ATI, which runs the Manila South Harbour terminal, will implement a vehicle booking system (VBS) in the third quarter of 2015 to help co-ordinate and ease truck traffic flow. Mr Hoad said the system, from Australian IT company 1-Stop, would smooth out peaks and troughs, and also allow for better housekeeping of containers ready for delivery, thus speeding up truck turn times.

“In short, the terminal operator knows when a truck will arrive and the box is placed in a practical location, rather than being buried at the bottom of a tier of six awaiting random appearances of trucks. We intend to have it working and delivering before the peak season,” Mr Hoad said.

Other investments made by ATI to improve port productivity in Manila include the Rostima labour management system, the Mainpac engineering and procurement system, and procuring six side-loaders for empty containers and five new Liebherr RTGs.

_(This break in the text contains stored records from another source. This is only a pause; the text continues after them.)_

template <int HD, int BKV, int NQ, int POLY, bool TP>
__global__ void __launch_bounds__(AttnCfg<HD, BKV, NQ, TP>::kThreads, 1)
attention_kernel(const __grid_constant__ AttnMaps maps, const __grid_constant__ AttnArgs p) {
  using Cfg = AttnCfg<HD, BKV, NQ, TP>;
  extern __shared__ uint8_t smem_raw[];
  const uint32_t base = (smem_u32(smem_raw) + 1023u) & ~1023u;
  const uint32_t q_smem = base;
  const uint32_t k_smem = q_smem + NQ * Cfg::kQTile;
  const uint32_t v_smem = k_smem + Cfg::kStages * Cfg::kKTile;
  const uint32_t p_smem = v_smem + Cfg::kStages * Cfg::kVTile;
  const uint32_t bars = p_smem + (TP ? 0u : NQ * Cfg::kPTile);
  const uint32_t q_full = bars;
  auto k_full = [&](int s) { return bars + 8u * (1 + s); };
  auto k_empty = [&](int s) { return bars + 8u * (3 + s); };
  auto v_full = [&](int s) { return bars + 8u * (5 + s); };
  auto v_empty = [&](int s) { return bars + 8u * (7 + s); };
  auto s_full = [&](int q) { return bars + 8u * (9 + q); };
  auto p_full = [&](int q) { return bars + 8u * (12 + q); };
  auto pv_done = [&](int q) { return bars + 8u * (15 + q); };
  const uint32_t tmem_slot = bars + 8u * 18;
  volatile uint32_t* tmem_slot_ptr = reinterpret_cast<volatile uint32_t*>(smem_raw + (tmem_slot - smem_u32(smem_raw)));

  const int warp = __shfl_sync(0xffffffffu, threadIdx.x >> 5, 0), lane = threadIdx.x & 31;
  const int bh = blockIdx.y;
  const int q0 = blockIdx.x * (128 * NQ);
  const int nkv = (p.ntok + BKV - 1) / BKV;

  if (warp == 0 && lane == 0) {
    tma_prefetch_desc(&maps.q);
    tma_prefetch_desc(&maps.k);
    tma_prefetch_desc(&maps.vt);
  }
  if (warp == 1 && lane == 0) {
    mbar_init(q_full, 1);
    for (int s = 0; s < Cfg::kStages; ++s) {
      mbar_init(k_full(s), 1); mbar_init(k_empty(s), 1);
      mbar_init(v_full(s), 1); mbar_init(v_empty(s), 1);
    }
    for (int q = 0; q < NQ; ++q) {
      mbar_init(s_full(q), 1);
      mbar_init(p_full(q), 128);
      mbar_init(pv_done(q), 1);
    }
    fence_barrier_init();
  }
  if (warp == 2) {
    tmem_alloc(tmem_slot, Cfg::kTmemCols);
    tmem_relinquish();
  }
  pdl_launch_dependents();
  pdl_wait();
  tc_fence_before();
  __syncthreads();
  tc_fence_after();
  const uint32_t tmem_base = *tmem_slot_ptr;

  if (warp == 0) {
    if (lane == 0) {
      mbar_arrive_expect_tx(q_full, NQ * Cfg::kQTile);
      for (int q = 0; q < NQ; ++q)
        for (int kb = 0; kb < Cfg::kKBlocks; ++kb)
          tma_load_3d(q_smem + q * Cfg::kQTile + kb * (128 * Cfg::kRowBytes), &maps.q, q_full, kb * 64, q0 + q * 128, bh);
      for (int j = 0; j < nkv; ++j) {
        const int s = j & 1;
        const uint32_t ph = (j >> 1) & 1u;
        mbar_wait(k_empty(s), ph ^ 1u);
        mbar_arrive_expect_tx(k_full(s), Cfg::kKTile);
        for (int kb = 0; kb < Cfg::kKBlocks; ++kb)
          tma_load_3d(k_smem + s * Cfg::kKTile + kb * (BKV * Cfg::kRowBytes), &maps.k, k_full(s), kb * 64, j * BKV, bh);
        mbar_wait(v_empty(s), ph ^ 1u);
        mbar_arrive_expect_tx(v_full(s), Cfg::kVTile);
        for (int vb = 0; vb < BKV / 64; ++vb)
          tma_load_3d(v_smem + s * Cfg::kVTile + vb * (HD * 128), &maps.vt, v_full(s), j * BKV + vb * 64, 0, bh);
      }
    }
  } else if (warp == 1) {
    {
      const uint32_t tmem_base = __shfl_sync(0xffffffffu, *tmem_slot_ptr, 0);
      const uint32_t idesc_s = umma_idesc_bf16(128, BKV);
      const uint32_t idesc_o = umma_idesc_bf16(128, HD);
      const uint64_t dq = umma_smem_desc(q_smem, Cfg::kSwz, 8 * Cfg::kRowBytes);
      const uint64_t dp = umma_smem_desc(p_smem, 128, 1024);
      const uint32_t hi_qk = umma_desc_hi(dq), hi_pv = umma_desc_hi(dp);
      const uint32_t q_lo0 = umma_desc_lo(dq), k_lo0 = q_lo0 + ((k_smem - q_smem) >> 4);
      const uint32_t p_lo0 = umma_desc_lo(dp), v_lo0 = p_lo0 - ((p_smem - v_smem) >> 4);
      auto issue_s = [&](int q, int j) {
        const uint32_t d = tmem_base + q * Cfg::kColsPerQ;
        const uint32_t q_lo = q_lo0 + q * (Cfg::kQTile >> 4), k_lo = k_lo0 + (j & 1) * (Cfg::kKTile >> 4);
#pragma unroll
        for (int kb = 0; kb < Cfg::kKBlocks; ++kb) {
#pragma unroll
          for (int k = 0; k < Cfg::kKSteps; ++k)
            umma_bf16(d, umma_desc_join(q_lo + kb * ((128 * Cfg::kRowBytes) >> 4) + 2u * k, hi_qk),
                      umma_desc_join(k_lo + kb * ((BKV * Cfg::kRowBytes) >> 4) + 2u * k, hi_qk), idesc_s, (kb | k) != 0 ? 1u : 0u);
        }
        umma_commit(s_full(q));
      };
      auto issue_pv = [&](int q, int j) {
        const uint32_t d = tmem_base + q * Cfg::kColsPerQ + BKV;
        const uint32_t p_lo = p_lo0 + q * (Cfg::kPTile >> 4), v_lo = v_lo0 + (j & 1) * (Cfg::kVTile >> 4);
#pragma unroll
        for (int vb = 0; vb < BKV / 64; ++vb) {
#pragma unroll
          for (int k = 0; k < 4; ++k)
            if (TP)
              umma_bf16_ts(d, d + HD + 8u * (vb * 4 + k), umma_desc_join(v_lo + vb * ((HD * 128) >> 4) + 2u * k, hi_pv), idesc_o,
                           (j | vb | k) != 0 ? 1u : 0u);
            else
              umma_bf16(d, umma_desc_join(p_lo + vb * ((128 * 128) >> 4) + 2u * k, hi_pv),
                        umma_desc_join(v_lo + vb * ((HD * 128) >> 4) + 2u * k, hi_pv), idesc_o, (j | vb | k) != 0 ? 1u : 0u);
        }
        umma_commit(pv_done(q));
      };
      mbar_wait(q_full, 0);
      mbar_wait(k_full(0), 0);
      tc_fence_after();
      if (elect_one_sync()) {
        for (int q = 0; q < NQ; ++q) issue_s(q, 0);
        umma_commit(k_empty(0));
      }
      __syncwarp();
      for (int j = 0; j < nkv; ++j) {
        const int s = j & 1;
        const uint32_t ph = (j >> 1) & 1u;
        mbar_wait(v_full(s), ph);
        const bool more = (j + 1 < nkv);
        if (more) mbar_wait(k_full((j + 1) & 1), ((j + 1) >> 1) & 1u);
#pragma unroll
        for (int q = 0; q < NQ; ++q) {
          mbar_wait(p_full(q), j & 1u);
          tc_fence_after();
          if (elect_one_sync()) {
            issue_pv(q, j);
            if (more) issue_s(q, j + 1);
          }
          __syncwarp();
        }
        if (elect_one_sync()) {
          umma_commit(v_empty(s));
          if (more) umma_commit(k_empty((j + 1) & 1));
        }
        __syncwarp();
      }
    }
  } else if (warp >= 4) {
    const int q = (warp - 4) >> 2;
    const int quad = warp & 3;
    const int row = quad * 32 + lane;
    const uint32_t lane_off = static_cast<uint32_t>(quad * 32) << 16;
    const uint32_t s_tmem = tmem_base + q * Cfg::kColsPerQ + lane_off;
    const uint32_t o_tmem = s_tmem + BKV;
    const uint32_t p_row = p_smem + q * Cfg::kPTile + row * 128;
    const float sl2 = p.scale_log2;
    float m = -INFINITY;
    float2 lsum[2] = {make_float2(0.f, 0.f), make_float2(0.f, 0.f)};
    auto tile = [&](int j, auto tail_tag) {
      constexpr bool TAIL = decltype(tail_tag)::value;
      const int kv0 = j * BKV;
      constexpr int NCH = BKV / 32;
      uint32_t ra[32], rb[32];
      float tm[8];
#pragma unroll
      for (int i = 0; i < 8; ++i) tm[i] = -INFINITY;
      tmem_ld32(s_tmem, ra);
#pragma unroll
      for (int c = 0; c < NCH; ++c) {
        tmem_wait_ld();
        uint32_t(&cur)[32] = (c & 1) ? rb : ra;
        if (c + 1 < NCH) tmem_ld32(s_tmem + 32 * (c + 1), (c & 1) ? ra : rb);
#pragma unroll
        for (int i = 0; i < 32; i += 2) {
          float a = __uint_as_float(cur[i]), b2 = __uint_as_float(cur[i + 1]);
          if (TAIL) {
            if (kv0 + 32 * c + i >= p.ntok) a = -INFINITY;
            if (kv0 + 32 * c + i + 1 >= p.ntok) b2 = -INFINITY;
          }
          tm[(i >> 1) & 7] = fmaxf(tm[(i >> 1) & 7], fmaxf(a, b2));
        }
      }
      const float tmax = fmaxf(fmaxf(fmaxf(tm[0], tm[1]), fmaxf(tm[2], tm[3])), fmaxf(fmaxf(tm[4], tm[5]), fmaxf(tm[6], tm[7])));
      tmem_ld32(s_tmem, ra);
      if (j > 0) mbar_wait(pv_done(q), (j - 1) & 1u);
      tc_fence_after();
      if (j == 0) {
        m = tmax;
      } else {
        const bool grow = (tmax - m) * sl2 > 8.0f;
        if (__any_sync(0xffffffffu, grow)) {
          const float m_new = fmaxf(m, tmax);
          const float alpha = ex2_approx((m - m_new) * sl2);
#pragma unroll
          for (int i = 0; i < 2; ++i) { lsum[i].x *= alpha; lsum[i].y *= alpha; }
          m = m_new;
          tmem_wait_ld();
#pragma unroll
          for (int c0 = 0; c0 < HD; c0 += 16) {
            uint32_t r[16];
            tmem_ld16(o_tmem + c0, r);
            tmem_wait_ld();
#pragma unroll
            for (int i = 0; i < 16; ++i) r[i] = __float_as_uint(__uint_as_float(r[i]) * alpha);
            tmem_st16(o_tmem + c0, r);
          }
          tmem_wait_st();
        }
      }
      const float mneg = -m * sl2;
#pragma unroll
      for (int c = 0; c < NCH; ++c) {
        tmem_wait_ld();
        uint32_t(&cur)[32] = (c & 1) ? rb : ra;
        if (c + 1 < NCH) tmem_ld32(s_tmem + 32 * (c + 1), (c & 1) ? ra : rb);
        float pv[32];
        const float2 sl2v = make_float2(sl2, sl2), mnegv = make_float2(mneg, mneg);
#pragma unroll
        for (int i = 0; i < 32; i += 2) {
          const float2 xs = ffma2(make_float2(__uint_as_float(cur[i]), __uint_as_float(cur[i + 1])), sl2v, mnegv);
          float2 v;
          if (i < POLY) {
            v = exp2_poly2(xs);
          } else {
            v.x = ex2_approx(xs.x);
            v.y = ex2_approx(xs.y);
          }
          if (TAIL) {
            if (kv0 + 32 * c + i >= p.ntok) v.x = 0.f;
            if (kv0 + 32 * c + i + 1 >= p.ntok) v.y = 0.f;
          }
          pv[i] = v.x; pv[i + 1] = v.y;
          lsum[(i >> 1) & 1] = fadd2(lsum[(i >> 1) & 1], v);
        }
        if (TP) {
          uint32_t w[16];
#pragma unroll
          for (int i = 0; i < 16; ++i) w[i] = pack_bf16(pv[2 * i], pv[2 * i + 1]);
          tmem_st16(o_tmem + HD + 16 * c, w);
          continue;
        }
        const uint32_t blk = p_row + ((32 * c) >> 6) * (128 * 128);
#pragma unroll
        for (int ch = 0; ch < 4; ++ch) {
          const int chunk = (((32 * c) & 63) >> 3) + ch;
          const uint32_t addr = blk + (static_cast<uint32_t>(chunk ^ (row & 7)) << 4);
          const uint32_t w0 = pack_bf16(pv[8 * ch + 0], pv[8 * ch + 1]), w1 = pack_bf16(pv[8 * ch + 2], pv[8 * ch + 3]);
          const uint32_t w2 = pack_bf16(pv[8 * ch + 4], pv[8 * ch + 5]), w3 = pack_bf16(pv[8 * ch + 6], pv[8 * ch + 7]);
          asm volatile("st.shared.v4.b32 [%0], {%1,%2,%3,%4};" ::"r"(addr), "r"(w0), "r"(w1), "r"(w2), "r"(w3) : "memory");
        }
      }
      if (TP) tmem_wait_st();
      else fence_proxy_async_smem();
      tc_fence_before();
      mbar_arrive(p_full(q));
    };
    for (int j = 0; j < nkv; ++j) {
      mbar_wait(s_full(q), j & 1u);
      tc_fence_after();
      if (j * BKV + BKV > p.ntok) tile(j, std::true_type{});
      else tile(j, std::false_type{});
    }
    const float l = (lsum[0].x + lsum[0].y) + (lsum[1].x + lsum[1].y);
    mbar_wait(pv_done(q), (nkv - 1) & 1u);
    tc_fence_after();
    const int tok = q0 + q * 128 + row;
    const float inv = 1.f / l;
    const int b = bh / p.heads, head = bh % p.heads;
    if (p.lse && tok < p.ntok) p.lse[static_cast<size_t>(bh) * p.ntok + tok] = fmaf(m, sl2, log2f(l));
    __nv_bfloat16* dst = p.out + (static_cast<size_t>(b) * p.ntok + tok) * p.ldo + head * HD;
#pragma unroll
    for (int c0 = 0; c0 < HD; c0 += 16) {
      uint32_t r[16];
      tmem_ld16(o_tmem + c0, r);
      tmem_wait_ld();
      if (tok < p.ntok) {
        uint4 u0, u1;
        u0.x = pack_bf16(__uint_as_float(r[0]) * inv, __uint_as_float(r[1]) * inv);
        u0.y = pack_bf16(__uint_as_float(r[2]) * inv, __uint_as_float(r[3]) * inv);
        u0.z = pack_bf16(__uint_as_float(r[4]) * inv, __uint_as_float(r[5]) * inv);
        u0.w = pack_bf16(__uint_as_float(r[6]) * inv, __uint_as_float(r[7]) * inv);
        u1.x = pack_bf16(__uint_as_float(r[8]) * inv, __uint_as_float(r[9]) * inv);
        u1.y = pack_bf16(__uint_as_float(r[10]) * inv, __uint_as_float(r[11]) * inv);
        u1.z = pack_bf16(__uint_as_float(r[12]) * inv, __uint_as_float(r[13]) * inv);
        u1.w = pack_bf16(__uint_as_float(r[14]) * inv, __uint_as_float(r[15]) * inv);
        *reinterpret_cast<uint4*>(dst + c0) = u0;
        *reinterpret_cast<uint4*>(dst + c0 + 8) = u1;
      }
    }
  }
  tc_fence_before();
  __syncthreads();
  if (warp == 2) {
    tc_fence_after();
    tmem_dealloc(tmem_base, Cfg::kTmemCols);
  }
}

With economic growth in the Philippines forecast at 6.7% this year, these investments may well come at a critical time for Manila’s container supply chains. Indeed, RCL’s Mr Chu believes imports will continue to grow at a strong pace.

“With many multinational companies locating their back office operations in Manila and paying good salaries, the Philippines will likely continue as a powerhouse importer of various consumer products,” he said.

Given the investments made by terminal operators and the lifting of the truck ban, will Manila experience severe congestion again in 2015?

Mr Hoad said: “If trucks are permitted to access the terminal in a sensible manner and a VBS is in place then there will not be a repeat of the 2014 congestion, which was unprecedented in its scale.

“Some seasonal pressure will be on the terminals in the fourth quarter, but this is of a wholly lesser magnitude than the 2014 events.”

Current data supports Mr Hoad’s prediction, with Cabinet Secretary Jose Rene Almendras announcing last week that port utilisation rates in Manila were around 58% on 15 May, down from a high of 105% during the height of the congestion crisis last year.